──────── Excerpted records

# NVIDIAGameWorks/RayTracingDenoiser

Measured on AMD Instinct MI355X. Metric: Mpixels/s REBLUR_DIFFUSE_SPECULAR @1440p, higher is better.
Workload: dtype f32; 1 GPU; REBLUR_DIFFUSE_SPECULAR 2560x1440, default settings, analytic scene + 1rpp noise, moving camera; parallelism=1 GPU, storage=reference pool formats (fp16 history, R10G10B10A2 normals)

## Files before the change

raytracingdenoiser_amd/csrc/hip/kernels_reblur_ta.hip:

```cpp
#include "passes.h"
#include <climits>
#include <cstdio>
#include "reblur_device.h"

namespace nrdhip {

constexpr int TILE_X = 32;
constexpr int TILE_Y = 8;
static_assert(TILE_X == 32 && TILE_Y == 8, "planes.h LoadBlockTileBytes: a workgroup covers two 16x16 tiles of one tile row");
constexpr int BORDER = 1;
constexpr int BUF_X = TILE_X + 2 * BORDER;
constexpr int BUF_Y = TILE_Y + 2 * BORDER;
constexpr int BUF_STRIDE = BUF_X + 1;

#ifndef NRD_TA_WIN_H
#define NRD_TA_WIN_W 64
#define NRD_TA_WIN_H 16
#endif
#ifndef NRD_TA_SKY_FLAG_STORE
#define NRD_TA_SKY_FLAG_STORE 1
#endif
constexpr int WIN_W = NRD_TA_WIN_W;
constexpr int WIN_H = NRD_TA_WIN_H;

// ... 12 lines not shown
template <typename T>
NRD_D void WindowHistoryTexels(const HistoryFilter&, const uint2*, int, int, int, T&) {}
NRD_D void WindowFastTexels(const HistoryFilter& h, const uint32_t* win, int wx0, int wy0, const Plane& dims, int shift, BilinearTexelsR16F& t) {
    const int x0 = ClampI(h.ox, 0, dims.w - 1) - wx0, x1 = ClampI(h.ox + 1, 0, dims.w - 1) - wx0;
    const int y0 = (ClampI(h.oy, 0, dims.h - 1) - wy0) * WIN_W, y1 = (ClampI(h.oy + 1, 0, dims.h - 1) - wy0) * WIN_W;
    const uint32_t f00 = InBounds(dims, h.ox, h.oy) ? (win[y0 + x0] >> shift) & 0xFFFFu : 0u, f10 = InBounds(dims, h.ox + 1, h.oy) ? (win[y0 + x1] >> shift) & 0xFFFFu : 0u;
    const uint32_t f01 = InBounds(dims, h.ox, h.oy + 1) ? (win[y1 + x0] >> shift) & 0xFFFFu : 0u, f11 = InBounds(dims, h.ox + 1, h.oy + 1) ? (win[y1 + x1] >> shift) & 0xFFFFu : 0u;
    t.r0 = f00 | (f10 << 16);
    t.r1 = f01 | (f11 << 16);
    t.loaded = true;
}
template <typename T>
NRD_D void WindowFastTexels(const HistoryFilter&, const uint32_t*, int, int, const Plane&, int, T&) {}
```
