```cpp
#ifndef ZK_HOT_OCC
#define ZK_HOT_OCC 2
#endif
template <int G, int OCC, int BLOCK>
__global__ __launch_bounds__(BLOCK, OCC) void evm_steps_kernel(EvmArgs a, const u32* group_start, u32* status, ZkTally* tally) {
    u32 perm_t = 0;
    if (G == EVM_GROUP_ALL && a.perm) perm_t = a.perm[(u64)blockIdx.x * blockDim.x + threadIdx.x];
    if (G == EVM_GROUP_ALL && a.defer_count_twin != nullptr) {
        if (blockIdx.x == 0 && threadIdx.x == 0) *a.defer_count_twin = 0u;
        tally_clear_twin(tally);
    }
    __shared__ u64 s_dir[G == EVM_GROUP_ALL ? EVM_DIR_LDS_U64 : 1];
    const bool have_dir = G == EVM_GROUP_ALL && a.dyn != nullptr && a.codes.slots != nullptr && a.codes.entries != nullptr;
    if (have_dir) {
        for (u32 k = threadIdx.x; k < EVM_DIR_SLOT_U64; k += blockDim.x) s_dir[k] = (u64)a.codes.slots[2 * k] | ((u64)a.codes.slots[2 * k + 1] << 32);
        const u64* e = (const u64*)a.codes.entries;
        for (u32 k = threadIdx.x; k < EVM_DIR_MAX_ENTRIES * 12u; k += blockDim.x) s_dir[EVM_DIR_SLOT_U64 + k] = e[k];
    }
    evm_args_resolve(a);
    u32 lo = 0, hi = a.n_pairs;
    if (a.perm) {
        if (G == EVM_GROUP_ALL) hi = group_start[EVM_GROUP_WARM];
        else { lo = group_start[G]; hi = group_start[G + 1]; }
    }
    u64 t = (u64)lo + (u64)blockIdx.x * blockDim.x + threadIdx.x;
    const bool staged_launch = G == EVM_GROUP_ALL || (G == EVM_GROUP_WARM && BLOCK == EVM_HOT_BLOCK && a.perm != nullptr);
    __shared__ u32 s_stage[(G == EVM_GROUP_ALL || (G == EVM_GROUP_WARM && BLOCK == EVM_HOT_BLOCK)) ? EVM_STAGE_ENTRIES * EVM_STAGE_STRIDE : 1];
    if (staged_launch) {
      for (u32 vblock = blockIdx.x;; vblock += gridDim.x) {
        t = (u64)lo + (u64)vblock * blockDim.x + threadIdx.x;
        if ((u64)lo + (u64)vblock * blockDim.x >= (u64)hi) return;
        if (G != EVM_GROUP_ALL && vblock != blockIdx.x) __syncthreads();
        if (G != EVM_GROUP_ALL) perm_t = t < (u64)hi ? a.perm[t] : 0u;
        if (G == EVM_GROUP_ALL && EV_PROF_ON(a)) {
            a.prof[EV_PROF_WAVE * 8 + 5] = __builtin_readcyclecounter();
            a.prof[EV_PROF_WAVE * 8 + 6] = __builtin_amdgcn_s_memrealtime();
        }
        const bool dir_in_lds = have_dir && a.codes.n != 0 && a.codes.n <= EVM_DIR_MAX_ENTRIES && a.codes.mask < EVM_DIR_MAX_SLOTS;
        u32 code = 0;
        u64 idx = t;
        if (t < (u64)hi && a.perm) idx = perm_t;
        const bool mine = t < (u64)hi && idx != (u64)EVM_NO_PAIR;
        __attribute__((address_space(3))) u32* my = (__attribute__((address_space(3))) u32*)s_stage + threadIdx.x;
        const bool wide = a.step_recs ? evm_stage_steps_quad(a, (u32)idx, mine, my - (threadIdx.x & 63u))
                                      : evm_stage_steps_rows_quad(a, (u32)idx, mine, my - (threadIdx.x & 63u));
        if (dir_in_lds) __syncthreads();
        if (mine) {
#if EVM_FAST
            code = wide ? (u32)ZK_DEFERRED_BASE + 8u
                        : evm_check_step<G>(a, idx, (EVM_LDS32_PTR)my, dir_in_lds ? (EVM_LDS_PTR)(__attribute__((address_space(3))) u64*)s_dir : (EVM_LDS_PTR) nullptr);
            if (code >= ZK_DEFERRED_BASE && code != ZK_NOT_MINE) {
#ifdef ZK_DEFER_DEBUG
                if (a.prof) atomicAdd(&a.prof[4095 * 8 - 16 + (code & 15u)], 1ull);
#endif
                a.defer_list[atomicAdd(a.defer_count, 1u)] = (u32)idx;
                code = 0;
            } else
#else
#ifdef ZK_WARM_TWICE
            if (G == EVM_GROUP_WARM)
                code = evm_check_step<G>(a, idx, wide ? (EVM_LDS32_PTR) nullptr : (EVM_LDS32_PTR)my, (EVM_LDS_PTR) nullptr);
#endif
            code = evm_check_step<G>(a, idx, wide ? (EVM_LDS32_PTR) nullptr : (EVM_LDS32_PTR)my,
                                     dir_in_lds ? (EVM_LDS_PTR)(__attribute__((address_space(3))) u64*)s_dir : (EVM_LDS_PTR) nullptr);
#endif
            if (code == ZK_NOT_MINE) code = 0;
            else if (status) status[idx] = code;
        }
        tally_commit(tally, idx, code);
        if (G == EVM_GROUP_ALL && EV_PROF_ON(a)) a.prof[EV_PROF_WAVE * 8 + 7] = __builtin_amdgcn_s_memrealtime();
        if (G == EVM_GROUP_ALL) return;
      }
    } else {
        const u64 stride = (u64)gridDim.x * blockDim.x;
        for (; t < (u64)hi; t += stride) {
            const u64 idx = a.perm ? (u64)a.perm[t] : t;
            u32 code = idx == (u64)EVM_NO_PAIR ? (u32)ZK_NOT_MINE : evm_check_step<G>(a, idx);
            if (code == ZK_NOT_MINE) code = 0;
            else if (status) status[idx] = code;
            tally_commit(tally, idx, code);
        }
    }
}

#if defined(EVM_DEFERRED_KERNEL)
__global__ __launch_bounds__(256, 1) void evm_deferred_kernel(EvmArgs a, u32* status, ZkTally* tally) {
    evm_args_resolve(a);
    const u32 n_def = *a.defer_count;
    const u64 stride = (u64)gridDim.x * blockDim.x;
    for (u64 k = (u64)blockIdx.x * blockDim.x + threadIdx.x; k < (u64)n_def; k += stride) {
        const u64 idx = a.defer_list[k];
        u32 code = evm_check_step<EVM_GROUP_ALL>(a, idx);
        if (code == ZK_NOT_MINE) code = 0;
        else if (status) status[idx] = code;
        tally_commit(tally, idx, code);
    }
}
#endif
```

### zkevm_specs_amd/csrc/zkevm_hip.hip

```cpp
#include <hip/hip_runtime.h>
#include <hip/hip_ext.h>
#include <stdio.h>
#include <string.h>
#include <stdlib.h>
#include <chrono>
#include <string>
#include <vector>

#include <atomic>
#include <mutex>
#include <dlfcn.h>

#include "../../include/zkevm_hip.h"
#include "kernels.hpp"
#include "dist_tally.hpp"
#include "host_index.hpp"
#include "code_dir_build.hpp"

#define ZK_MAX_DEVICES 64
#define ZK_ECDSA_CHUNK_LANES (1ull << 17)
static std::mutex g_dev_mutex;
static hipStream_t g_own_stream[ZK_MAX_DEVICES] = {nullptr};
static hipStream_t g_batch_stream[ZK_MAX_DEVICES][2] = {{nullptr}};
static hipStream_t g_side_stream[ZK_MAX_DEVICES] = {nullptr};
// ... 110 lines not shown
__global__ void tally_reset_kernel(ZkTally* t, u32* counter = nullptr) {
    t[threadIdx.x].fail_count = 0ull;
    t[threadIdx.x].first_fail = ~0ull;
    if (counter && threadIdx.x == 0) *counter = 0u;
}


__global__ void slots_fill_kernel(u32* slots, u32 n) {
    u32 i = blockIdx.x * blockDim.x + threadIdx.x;
    if (i < n) slots[i] = ZK_EMPTY_SLOT;
}
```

────────────────

### Exercise directions
Among the entries above, which lines include "bool"? List them all.

### Exercise answer
    const bool have_dir = G == EVM_GROUP_ALL && a.dyn != nullptr && a.codes.slots != nullptr && a.codes.entries != nullptr;
    const bool staged_launch = G == EVM_GROUP_ALL || (G == EVM_GROUP_WARM && BLOCK == EVM_HOT_BLOCK && a.perm != nullptr);
        const bool dir_in_lds = have_dir && a.codes.n != 0 && a.codes.n <= EVM_DIR_MAX_ENTRIES && a.codes.mask < EVM_DIR_MAX_SLOTS;
        const bool mine = t < (u64)hi && idx != (u64)EVM_NO_PAIR;
        const bool wide = a.step_recs ? evm_stage_steps_quad(a, (u32)idx, mine, my - (threadIdx.x & 63u))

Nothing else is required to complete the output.